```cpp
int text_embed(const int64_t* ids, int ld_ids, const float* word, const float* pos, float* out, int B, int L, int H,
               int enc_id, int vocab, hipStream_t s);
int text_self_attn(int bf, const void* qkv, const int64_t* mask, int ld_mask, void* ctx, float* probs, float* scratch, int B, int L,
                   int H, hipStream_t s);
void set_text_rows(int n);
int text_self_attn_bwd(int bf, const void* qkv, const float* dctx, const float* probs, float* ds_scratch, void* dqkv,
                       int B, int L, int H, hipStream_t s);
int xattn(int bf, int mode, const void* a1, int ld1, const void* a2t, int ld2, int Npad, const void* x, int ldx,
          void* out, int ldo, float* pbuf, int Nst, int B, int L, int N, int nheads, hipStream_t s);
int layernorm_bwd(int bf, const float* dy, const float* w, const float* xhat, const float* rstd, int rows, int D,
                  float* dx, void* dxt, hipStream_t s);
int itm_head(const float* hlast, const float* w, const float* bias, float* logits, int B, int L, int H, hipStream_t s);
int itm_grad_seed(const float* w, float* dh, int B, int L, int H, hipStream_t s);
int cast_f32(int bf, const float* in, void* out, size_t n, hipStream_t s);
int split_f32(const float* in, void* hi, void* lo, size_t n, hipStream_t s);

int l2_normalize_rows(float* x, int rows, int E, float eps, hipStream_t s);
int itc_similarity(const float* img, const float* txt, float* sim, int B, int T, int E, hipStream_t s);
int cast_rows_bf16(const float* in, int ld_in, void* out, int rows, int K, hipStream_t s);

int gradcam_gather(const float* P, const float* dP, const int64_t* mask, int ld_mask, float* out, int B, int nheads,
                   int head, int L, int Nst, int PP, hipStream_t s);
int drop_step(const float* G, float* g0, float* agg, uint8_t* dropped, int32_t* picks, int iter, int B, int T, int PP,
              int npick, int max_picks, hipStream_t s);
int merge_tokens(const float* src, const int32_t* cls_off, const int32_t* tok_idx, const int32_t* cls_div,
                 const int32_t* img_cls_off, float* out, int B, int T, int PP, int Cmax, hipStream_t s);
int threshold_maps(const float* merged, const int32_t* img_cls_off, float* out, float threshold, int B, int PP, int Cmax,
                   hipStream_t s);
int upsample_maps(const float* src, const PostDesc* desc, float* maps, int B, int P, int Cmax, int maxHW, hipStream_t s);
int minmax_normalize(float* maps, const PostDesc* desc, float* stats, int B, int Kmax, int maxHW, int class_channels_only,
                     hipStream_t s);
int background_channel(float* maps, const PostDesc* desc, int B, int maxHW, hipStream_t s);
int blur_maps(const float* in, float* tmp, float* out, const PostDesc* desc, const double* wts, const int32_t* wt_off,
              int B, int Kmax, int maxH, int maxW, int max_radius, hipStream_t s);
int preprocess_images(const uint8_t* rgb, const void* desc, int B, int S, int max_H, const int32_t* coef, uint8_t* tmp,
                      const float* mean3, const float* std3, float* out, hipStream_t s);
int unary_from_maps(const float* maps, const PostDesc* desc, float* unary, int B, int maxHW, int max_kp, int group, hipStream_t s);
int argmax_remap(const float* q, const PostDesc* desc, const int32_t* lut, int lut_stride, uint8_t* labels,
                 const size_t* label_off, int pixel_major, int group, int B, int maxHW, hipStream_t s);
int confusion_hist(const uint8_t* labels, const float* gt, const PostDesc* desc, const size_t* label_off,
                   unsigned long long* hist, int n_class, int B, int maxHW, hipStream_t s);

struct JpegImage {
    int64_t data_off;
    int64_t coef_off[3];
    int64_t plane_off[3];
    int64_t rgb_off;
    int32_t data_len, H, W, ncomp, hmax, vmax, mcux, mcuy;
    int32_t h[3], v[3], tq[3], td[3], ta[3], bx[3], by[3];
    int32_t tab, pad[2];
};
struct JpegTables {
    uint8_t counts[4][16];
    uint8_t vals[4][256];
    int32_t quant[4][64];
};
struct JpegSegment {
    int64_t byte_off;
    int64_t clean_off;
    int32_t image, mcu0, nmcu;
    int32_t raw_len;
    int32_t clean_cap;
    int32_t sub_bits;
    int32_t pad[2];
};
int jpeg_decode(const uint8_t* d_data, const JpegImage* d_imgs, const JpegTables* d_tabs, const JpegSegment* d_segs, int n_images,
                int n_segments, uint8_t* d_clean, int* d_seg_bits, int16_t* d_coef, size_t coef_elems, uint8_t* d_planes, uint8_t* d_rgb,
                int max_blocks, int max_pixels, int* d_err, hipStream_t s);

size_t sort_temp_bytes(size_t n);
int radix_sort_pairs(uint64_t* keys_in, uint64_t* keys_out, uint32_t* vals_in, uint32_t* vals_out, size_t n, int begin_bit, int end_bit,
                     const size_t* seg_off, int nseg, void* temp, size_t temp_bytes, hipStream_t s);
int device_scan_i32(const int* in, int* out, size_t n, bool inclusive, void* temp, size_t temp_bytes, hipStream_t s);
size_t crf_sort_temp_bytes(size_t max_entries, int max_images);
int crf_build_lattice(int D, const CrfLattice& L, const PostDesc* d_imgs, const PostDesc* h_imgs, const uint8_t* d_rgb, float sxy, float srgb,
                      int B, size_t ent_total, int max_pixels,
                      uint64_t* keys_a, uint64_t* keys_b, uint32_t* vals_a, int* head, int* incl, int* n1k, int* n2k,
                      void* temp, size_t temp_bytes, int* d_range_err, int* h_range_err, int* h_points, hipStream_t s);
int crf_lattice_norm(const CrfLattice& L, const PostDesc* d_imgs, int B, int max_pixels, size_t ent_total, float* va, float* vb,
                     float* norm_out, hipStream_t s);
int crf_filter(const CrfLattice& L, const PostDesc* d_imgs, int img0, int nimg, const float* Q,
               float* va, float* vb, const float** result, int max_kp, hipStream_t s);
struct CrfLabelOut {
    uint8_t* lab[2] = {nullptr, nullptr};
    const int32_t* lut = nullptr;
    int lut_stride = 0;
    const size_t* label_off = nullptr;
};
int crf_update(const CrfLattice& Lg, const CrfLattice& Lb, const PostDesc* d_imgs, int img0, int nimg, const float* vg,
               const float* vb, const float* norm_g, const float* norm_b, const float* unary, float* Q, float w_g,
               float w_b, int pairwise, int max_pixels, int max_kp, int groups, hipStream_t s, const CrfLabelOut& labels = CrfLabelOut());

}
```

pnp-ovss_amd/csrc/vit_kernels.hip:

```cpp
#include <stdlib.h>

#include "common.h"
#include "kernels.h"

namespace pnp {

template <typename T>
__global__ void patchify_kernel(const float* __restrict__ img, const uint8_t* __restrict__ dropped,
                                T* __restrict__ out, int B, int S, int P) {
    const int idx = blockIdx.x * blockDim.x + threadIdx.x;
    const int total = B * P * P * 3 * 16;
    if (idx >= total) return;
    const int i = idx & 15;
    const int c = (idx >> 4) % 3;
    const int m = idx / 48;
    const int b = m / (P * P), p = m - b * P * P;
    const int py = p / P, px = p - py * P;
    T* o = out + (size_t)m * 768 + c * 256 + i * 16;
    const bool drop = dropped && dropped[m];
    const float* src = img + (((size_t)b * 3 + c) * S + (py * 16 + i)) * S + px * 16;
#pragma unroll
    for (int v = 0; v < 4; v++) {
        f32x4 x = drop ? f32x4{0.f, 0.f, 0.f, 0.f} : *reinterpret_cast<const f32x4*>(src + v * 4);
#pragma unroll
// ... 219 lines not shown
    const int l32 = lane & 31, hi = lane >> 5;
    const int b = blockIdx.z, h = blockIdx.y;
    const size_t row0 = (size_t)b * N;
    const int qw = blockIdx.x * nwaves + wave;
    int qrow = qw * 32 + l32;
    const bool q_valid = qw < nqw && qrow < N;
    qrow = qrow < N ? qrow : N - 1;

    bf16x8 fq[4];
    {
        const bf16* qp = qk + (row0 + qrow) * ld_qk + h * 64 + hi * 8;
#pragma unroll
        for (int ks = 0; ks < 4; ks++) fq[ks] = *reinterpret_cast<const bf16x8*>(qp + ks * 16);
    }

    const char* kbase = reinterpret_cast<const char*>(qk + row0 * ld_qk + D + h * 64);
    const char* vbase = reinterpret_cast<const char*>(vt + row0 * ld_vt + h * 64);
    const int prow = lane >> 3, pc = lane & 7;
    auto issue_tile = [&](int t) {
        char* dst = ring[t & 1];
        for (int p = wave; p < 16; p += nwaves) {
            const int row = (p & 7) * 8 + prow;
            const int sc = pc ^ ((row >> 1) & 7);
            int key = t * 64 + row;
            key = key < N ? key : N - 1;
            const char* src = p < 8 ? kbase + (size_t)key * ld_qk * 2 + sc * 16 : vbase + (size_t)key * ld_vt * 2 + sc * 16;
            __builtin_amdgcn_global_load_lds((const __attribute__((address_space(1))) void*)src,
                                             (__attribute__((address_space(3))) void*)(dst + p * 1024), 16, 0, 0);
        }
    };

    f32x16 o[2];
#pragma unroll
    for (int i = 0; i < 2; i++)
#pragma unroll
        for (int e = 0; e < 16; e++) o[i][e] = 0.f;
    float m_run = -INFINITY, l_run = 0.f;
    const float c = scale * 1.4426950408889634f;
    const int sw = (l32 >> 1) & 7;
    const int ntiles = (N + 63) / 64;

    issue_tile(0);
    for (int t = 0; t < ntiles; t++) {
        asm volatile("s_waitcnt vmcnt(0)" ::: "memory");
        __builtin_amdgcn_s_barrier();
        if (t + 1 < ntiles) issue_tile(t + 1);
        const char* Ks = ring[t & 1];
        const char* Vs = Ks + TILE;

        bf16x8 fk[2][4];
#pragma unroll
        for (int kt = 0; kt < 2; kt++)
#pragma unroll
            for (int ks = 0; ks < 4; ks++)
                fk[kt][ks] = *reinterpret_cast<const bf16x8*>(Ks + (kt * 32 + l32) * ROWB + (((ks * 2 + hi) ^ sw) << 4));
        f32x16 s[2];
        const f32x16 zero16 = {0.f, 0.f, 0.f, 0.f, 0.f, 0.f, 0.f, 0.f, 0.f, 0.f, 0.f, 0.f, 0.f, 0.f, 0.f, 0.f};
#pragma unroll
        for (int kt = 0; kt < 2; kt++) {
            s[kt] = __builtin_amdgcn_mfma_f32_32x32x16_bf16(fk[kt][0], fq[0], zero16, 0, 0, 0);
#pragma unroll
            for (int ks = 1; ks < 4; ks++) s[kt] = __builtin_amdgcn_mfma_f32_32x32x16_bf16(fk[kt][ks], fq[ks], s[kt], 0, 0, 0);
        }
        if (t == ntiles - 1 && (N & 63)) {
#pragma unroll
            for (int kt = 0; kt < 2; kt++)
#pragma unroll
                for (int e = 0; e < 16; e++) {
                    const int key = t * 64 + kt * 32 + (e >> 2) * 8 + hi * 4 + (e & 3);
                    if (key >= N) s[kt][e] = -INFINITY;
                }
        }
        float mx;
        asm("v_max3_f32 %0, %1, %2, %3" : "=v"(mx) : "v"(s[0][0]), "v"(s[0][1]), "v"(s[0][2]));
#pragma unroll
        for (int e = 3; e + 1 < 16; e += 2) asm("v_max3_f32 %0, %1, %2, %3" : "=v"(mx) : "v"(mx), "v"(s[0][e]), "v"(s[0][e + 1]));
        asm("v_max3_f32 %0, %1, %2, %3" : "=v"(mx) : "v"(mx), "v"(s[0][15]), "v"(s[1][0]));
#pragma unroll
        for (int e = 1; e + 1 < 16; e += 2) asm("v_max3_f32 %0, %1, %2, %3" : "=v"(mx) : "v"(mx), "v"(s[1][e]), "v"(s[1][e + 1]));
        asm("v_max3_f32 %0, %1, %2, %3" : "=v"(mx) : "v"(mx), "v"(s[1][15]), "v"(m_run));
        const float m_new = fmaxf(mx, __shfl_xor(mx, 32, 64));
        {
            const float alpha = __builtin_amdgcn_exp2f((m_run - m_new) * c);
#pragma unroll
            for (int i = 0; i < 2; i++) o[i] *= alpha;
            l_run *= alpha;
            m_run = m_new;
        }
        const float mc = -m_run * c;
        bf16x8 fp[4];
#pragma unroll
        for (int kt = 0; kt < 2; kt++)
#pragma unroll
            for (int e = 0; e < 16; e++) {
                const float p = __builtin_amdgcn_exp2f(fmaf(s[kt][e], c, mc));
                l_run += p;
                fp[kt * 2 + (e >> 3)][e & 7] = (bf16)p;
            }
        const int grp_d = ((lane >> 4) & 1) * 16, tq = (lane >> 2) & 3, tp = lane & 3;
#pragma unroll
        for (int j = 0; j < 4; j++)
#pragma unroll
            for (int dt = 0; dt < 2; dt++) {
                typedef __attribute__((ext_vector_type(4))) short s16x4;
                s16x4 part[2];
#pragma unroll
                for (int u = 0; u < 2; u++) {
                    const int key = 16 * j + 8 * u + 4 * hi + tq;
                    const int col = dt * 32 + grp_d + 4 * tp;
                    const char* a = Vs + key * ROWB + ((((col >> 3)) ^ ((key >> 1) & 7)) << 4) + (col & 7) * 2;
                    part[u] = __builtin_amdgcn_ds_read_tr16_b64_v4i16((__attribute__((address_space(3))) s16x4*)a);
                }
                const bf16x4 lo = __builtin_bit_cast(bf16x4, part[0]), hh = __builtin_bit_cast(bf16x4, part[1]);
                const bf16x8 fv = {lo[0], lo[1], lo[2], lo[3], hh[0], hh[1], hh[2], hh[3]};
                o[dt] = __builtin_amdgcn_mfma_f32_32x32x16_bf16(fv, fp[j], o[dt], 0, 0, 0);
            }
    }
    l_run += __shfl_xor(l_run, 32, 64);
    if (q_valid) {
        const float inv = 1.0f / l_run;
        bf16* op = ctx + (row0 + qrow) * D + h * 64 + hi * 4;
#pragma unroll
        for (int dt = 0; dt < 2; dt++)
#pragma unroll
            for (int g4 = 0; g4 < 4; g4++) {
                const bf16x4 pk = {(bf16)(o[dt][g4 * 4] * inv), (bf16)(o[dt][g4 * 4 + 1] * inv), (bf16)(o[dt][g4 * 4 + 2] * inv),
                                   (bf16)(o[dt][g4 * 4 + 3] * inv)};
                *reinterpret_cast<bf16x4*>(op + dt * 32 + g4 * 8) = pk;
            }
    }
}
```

■ **Exercise**
Review the material and copy each line in which the word "vbase" appears.

■ **Solution for this problem**
    const char* vbase = reinterpret_cast<const char*>(vt + row0 * ld_vt + h * 64);
            const char* src = p < 8 ? kbase + (size_t)key * ld_qk * 2 + sc * 16 : vbase + (size_t)key * ld_vt * 2 + sc * 16;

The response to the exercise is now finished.